Work task –
Every entry needs to be reproduced exactly.

Stored items
★ ★ ★ ★

template <int OCC>
__global__ void __launch_bounds__(32, OCC) k_peac_cluster(PeacGeom g, const double* __restrict__ blk_st, const double* __restrict__ blk_geo,
                                                     const int32_t* __restrict__ blk_n, const uint8_t* __restrict__ blk_valid,
                                                     double* node_st, double* node_geo, int32_t* node_n, int32_t* node_rid, int32_t* node_cid,
                                                     uint8_t* node_alive, uint32_t* adj, int16_t* wlo_all, int16_t* whi_all, int32_t* nb_list, int32_t* ds_parent,
                                                     int32_t* ds_size, PeacPlaneRec* planes, int32_t* n_planes, int32_t* blk_map,
                                                     int32_t* next_cid_out, int32_t* status, float* keyf_all) {
    const int frame = blockIdx.x, lane = threadIdx.x;
    const size_t fo = (size_t)frame * g.nblk;
    AhcState S;
    S.nslots = g.nblk; S.words = g.adj_words;
    S.st = node_st + fo * 9; S.geo = node_geo + fo * 8; S.N = node_n + fo; S.rid = node_rid + fo; S.cid = node_cid + fo;
    extern __shared__ __align__(16) unsigned char cluster_smem[];
    if (OCC > 12) {
        S.keyf = keyf_all + fo;
        S.heap = reinterpret_cast<uint16_t*>(cluster_smem);
    } else {
        S.keyf = reinterpret_cast<float*>(cluster_smem);
        S.heap = reinterpret_cast<uint16_t*>(cluster_smem + (size_t)g.nblk * sizeof(float));
    }
    S.alive = node_alive + fo; S.adj = adj + fo * g.adj_words; S.nb_list = nb_list + fo;
    S.wlo = wlo_all + fo; S.whi = whi_all + fo;
    S.ds_parent = ds_parent + fo; S.ds_size = ds_size + fo;
    const uint8_t* valid = blk_valid + fo;
    for (int b = lane; b < g.nblk; b += 32) {
        for (int k = 0; k < 9; ++k) S.st[(size_t)b * 9 + k] = blk_st[(fo + b) * 9 + k];
        for (int k = 0; k < 8; ++k) S.geo[(size_t)b * 8 + k] = blk_geo[(fo + b) * 8 + k];
        S.N[b] = blk_n[fo + b]; S.rid[b] = b; S.cid[b] = b; S.alive[b] = valid[b];
        S.ds_parent[b] = b; S.ds_size[b] = 1;
        S.keyf[b] = (float)blk_geo[(fo + b) * 8 + 6];
        S.wlo[b] = (int16_t)(max(b - g.nbw, 0) >> 5); S.whi[b] = (int16_t)(min(b + g.nbw, g.nblk - 1) >> 5);
    }
    __syncwarp();
    auto connect = [&](int a, int b) {
        atomicOr(&S.adj[(size_t)a * S.words + (b >> 5)], 1u << (b & 31));
        atomicOr(&S.adj[(size_t)b * S.words + (a >> 5)], 1u << (a & 31));
    };
    const int Nh = g.nbh, Nw = g.nbw;
    for (int i = lane; i < Nh; i += 32)
        for (int j = 1; j < Nw; j += 2) {
            const int c = i * Nw + j;
            if (!valid[c - 1]) { --j; continue; }
            if (!valid[c]) continue;
            if (j < Nw - 1 && !valid[c + 1]) { ++j; continue; }
            const double th = peac_t_ang_init(g, S.geo[(size_t)c * 8 + 2]);
            if ((j < Nw - 1 && peac_sim(S.geo + (size_t)(c - 1) * 8, S.geo + (size_t)(c + 1) * 8) >= th) ||
                (j == Nw - 1 && peac_sim(S.geo + (size_t)c * 8, S.geo + (size_t)(c - 1) * 8) >= th)) {
                connect(c, c - 1);
                if (j < Nw - 1) connect(c, c + 1);
            } else {
                --j;
            }
        }
    for (int j = lane; j < Nw; j += 32)
        for (int i = 1; i < Nh; i += 2) {
            const int c = i * Nw + j;
            if (!valid[c - Nw]) { --i; continue; }
            if (!valid[c]) continue;
            if (i < Nh - 1 && !valid[c + Nw]) { ++i; continue; }
            const double th = peac_t_ang_init(g, S.geo[(size_t)c * 8 + 2]);
            if ((i < Nh - 1 && peac_sim(S.geo + (size_t)(c - Nw) * 8, S.geo + (size_t)(c + Nw) * 8) >= th) ||
                (i == Nh - 1 && peac_sim(S.geo + (size_t)c * 8, S.geo + (size_t)(c - Nw) * 8) >= th)) {
                connect(c, c - Nw);
                if (i < Nh - 1) connect(c, c + Nw);
            } else {
                --i;
            }
        }
    __syncwarp();
    int heap_len = 0;
    if (lane == 0)
        { const HeapKey hkey{S.keyf, S.geo}; for (int b = 0; b < g.nblk; ++b) if (valid[b]) heap_push(S.heap, heap_len, hkey, b); }
    heap_len = __shfl_sync(0xffffffffu, heap_len, 0);
    __syncwarp();

    uint16_t* ex = S.heap + (g.nblk - 1);
    int n_ex = 0, next_cid = g.nblk;
    bool overflow = false;
    ahc_run(g, S, heap_len, next_cid, ex, -1, n_ex, overflow);
    if (overflow && lane == 0) atomicOr(status + frame, 16);

    PeacPlaneRec* P = planes + (size_t)frame * PEAC_MAX_PLANES;
    for (int i = lane; i < n_ex; i += 32) {
        const int s = ex[-i];
        PeacPlaneRec r;
        for (int k = 0; k < 3; ++k) { r.center[k] = S.geo[(size_t)s * 8 + k]; r.normal[k] = S.geo[(size_t)s * 8 + 3 + k]; }
        r.mse = S.geo[(size_t)s * 8 + 6]; r.curvature = S.geo[(size_t)s * 8 + 7];
        for (int k = 0; k < 9; ++k) r.st[k] = S.st[(size_t)s * 9 + k];
        r.N = S.N[s]; r.rid = S.rid[s]; r.cid = S.cid[s]; r.valid = 0;
        P[i] = r;
    }
    __syncwarp();
    int32_t* bm = blk_map + fo;
    const int PP = g.win * g.win;
    for (int b = lane; b < g.nblk; b += 32) {
        const int i = b / Nw, j = b - i * Nw;
        const int setid = ds_find(S.ds_parent, b);
        int plid = -1;
        if (S.ds_size[setid] * PP >= g.min_support) {
            bool same = true;
            if (j > 0 && ds_find(S.ds_parent, b - 1) != setid) same = false;
            if (same && j < Nw - 1 && ds_find(S.ds_parent, b + 1) != setid) same = false;
            if (same && i > 0 && ds_find(S.ds_parent, b - Nw) != setid) same = false;
            if (same && i < Nh - 1 && ds_find(S.ds_parent, b + Nw) != setid) same = false;
            if (same) {
                plid = 0;
                for (int k = 0; k < n_ex; ++k) if (P[k].rid == setid) { plid = k; break; }
                P[plid].valid = 1;
            }
        }
        bm[b] = plid;
    }
    if (lane == 0) { n_planes[frame] = n_ex; next_cid_out[frame] = next_cid; }
}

★ ★ ★ ★

Solution for this problem –
template <int OCC>
__global__ void __launch_bounds__(32, OCC) k_peac_cluster(PeacGeom g, const double* __restrict__ blk_st, const double* __restrict__ blk_geo,
                                                     const int32_t* __restrict__ blk_n, const uint8_t* __restrict__ blk_valid,
                                                     double* node_st, double* node_geo, int32_t* node_n, int32_t* node_rid, int32_t* node_cid,
                                                     uint8_t* node_alive, uint32_t* adj, int16_t* wlo_all, int16_t* whi_all, int32_t* nb_list, int32_t* ds_parent,
                                                     int32_t* ds_size, PeacPlaneRec* planes, int32_t* n_planes, int32_t* blk_map,
                                                     int32_t* next_cid_out, int32_t* status, float* keyf_all) {
    const int frame = blockIdx.x, lane = threadIdx.x;
    const size_t fo = (size_t)frame * g.nblk;
    AhcState S;
    S.nslots = g.nblk; S.words = g.adj_words;
    S.st = node_st + fo * 9; S.geo = node_geo + fo * 8; S.N = node_n + fo; S.rid = node_rid + fo; S.cid = node_cid + fo;
    extern __shared__ __align__(16) unsigned char cluster_smem[];
    if (OCC > 12) {
        S.keyf = keyf_all + fo;
        S.heap = reinterpret_cast<uint16_t*>(cluster_smem);
    } else {
        S.keyf = reinterpret_cast<float*>(cluster_smem);
        S.heap = reinterpret_cast<uint16_t*>(cluster_smem + (size_t)g.nblk * sizeof(float));
    }
    S.alive = node_alive + fo; S.adj = adj + fo * g.adj_words; S.nb_list = nb_list + fo;
    S.wlo = wlo_all + fo; S.whi = whi_all + fo;
    S.ds_parent = ds_parent + fo; S.ds_size = ds_size + fo;
    const uint8_t* valid = blk_valid + fo;
    for (int b = lane; b < g.nblk; b += 32) {
        for (int k = 0; k < 9; ++k) S.st[(size_t)b * 9 + k] = blk_st[(fo + b) * 9 + k];
        for (int k = 0; k < 8; ++k) S.geo[(size_t)b * 8 + k] = blk_geo[(fo + b) * 8 + k];
        S.N[b] = blk_n[fo + b]; S.rid[b] = b; S.cid[b] = b; S.alive[b] = valid[b];
        S.ds_parent[b] = b; S.ds_size[b] = 1;
        S.keyf[b] = (float)blk_geo[(fo + b) * 8 + 6];
        S.wlo[b] = (int16_t)(max(b - g.nbw, 0) >> 5); S.whi[b] = (int16_t)(min(b + g.nbw, g.nblk - 1) >> 5);
    }
    __syncwarp();
    auto connect = [&](int a, int b) {
        atomicOr(&S.adj[(size_t)a * S.words + (b >> 5)], 1u << (b & 31));
        atomicOr(&S.adj[(size_t)b * S.words + (a >> 5)], 1u << (a & 31));
    };
    const int Nh = g.nbh, Nw = g.nbw;
    for (int i = lane; i < Nh; i += 32)
        for (int j = 1; j < Nw; j += 2) {
            const int c = i * Nw + j;
            if (!valid[c - 1]) { --j; continue; }
            if (!valid[c]) continue;
            if (j < Nw - 1 && !valid[c + 1]) { ++j; continue; }
            const double th = peac_t_ang_init(g, S.geo[(size_t)c * 8 + 2]);
            if ((j < Nw - 1 && peac_sim(S.geo + (size_t)(c - 1) * 8, S.geo + (size_t)(c + 1) * 8) >= th) ||
                (j == Nw - 1 && peac_sim(S.geo + (size_t)c * 8, S.geo + (size_t)(c - 1) * 8) >= th)) {
                connect(c, c - 1);
                if (j < Nw - 1) connect(c, c + 1);
            } else {
                --j;
            }
        }
    for (int j = lane; j < Nw; j += 32)
        for (int i = 1; i < Nh; i += 2) {
            const int c = i * Nw + j;
            if (!valid[c - Nw]) { --i; continue; }
            if (!valid[c]) continue;
            if (i < Nh - 1 && !valid[c + Nw]) { ++i; continue; }
            const double th = peac_t_ang_init(g, S.geo[(size_t)c * 8 + 2]);
            if ((i < Nh - 1 && peac_sim(S.geo + (size_t)(c - Nw) * 8, S.geo + (size_t)(c + Nw) * 8) >= th) ||
                (i == Nh - 1 && peac_sim(S.geo + (size_t)c * 8, S.geo + (size_t)(c - Nw) * 8) >= th)) {
                connect(c, c - Nw);
                if (i < Nh - 1) connect(c, c + Nw);
            } else {
                --i;
            }
        }
    __syncwarp();
    int heap_len = 0;
    if (lane == 0)
        { const HeapKey hkey{S.keyf, S.geo}; for (int b = 0; b < g.nblk; ++b) if (valid[b]) heap_push(S.heap, heap_len, hkey, b); }
    heap_len = __shfl_sync(0xffffffffu, heap_len, 0);
    __syncwarp();

    uint16_t* ex = S.heap + (g.nblk - 1);
    int n_ex = 0, next_cid = g.nblk;
    bool overflow = false;
    ahc_run(g, S, heap_len, next_cid, ex, -1, n_ex, overflow);
    if (overflow && lane == 0) atomicOr(status + frame, 16);

    PeacPlaneRec* P = planes + (size_t)frame * PEAC_MAX_PLANES;
    for (int i = lane; i < n_ex; i += 32) {
        const int s = ex[-i];
        PeacPlaneRec r;
        for (int k = 0; k < 3; ++k) { r.center[k] = S.geo[(size_t)s * 8 + k]; r.normal[k] = S.geo[(size_t)s * 8 + 3 + k]; }
        r.mse = S.geo[(size_t)s * 8 + 6]; r.curvature = S.geo[(size_t)s * 8 + 7];
        for (int k = 0; k < 9; ++k) r.st[k] = S.st[(size_t)s * 9 + k];
        r.N = S.N[s]; r.rid = S.rid[s]; r.cid = S.cid[s]; r.valid = 0;
        P[i] = r;
    }
    __syncwarp();
    int32_t* bm = blk_map + fo;
    const int PP = g.win * g.win;
    for (int b = lane; b < g.nblk; b += 32) {
        const int i = b / Nw, j = b - i * Nw;
        const int setid = ds_find(S.ds_parent, b);
        int plid = -1;
        if (S.ds_size[setid] * PP >= g.min_support) {
            bool same = true;
            if (j > 0 && ds_find(S.ds_parent, b - 1) != setid) same = false;
            if (same && j < Nw - 1 && ds_find(S.ds_parent, b + 1) != setid) same = false;
            if (same && i > 0 && ds_find(S.ds_parent, b - Nw) != setid) same = false;
            if (same && i < Nh - 1 && ds_find(S.ds_parent, b + Nw) != setid) same = false;
            if (same) {
                plid = 0;
                for (int k = 0; k < n_ex; ++k) if (P[k].rid == setid) { plid = k; break; }
                P[plid].valid = 1;
            }
        }
        bm[b] = plid;
    }
    if (lane == 0) { n_planes[frame] = n_ex; next_cid_out[frame] = next_cid; }
}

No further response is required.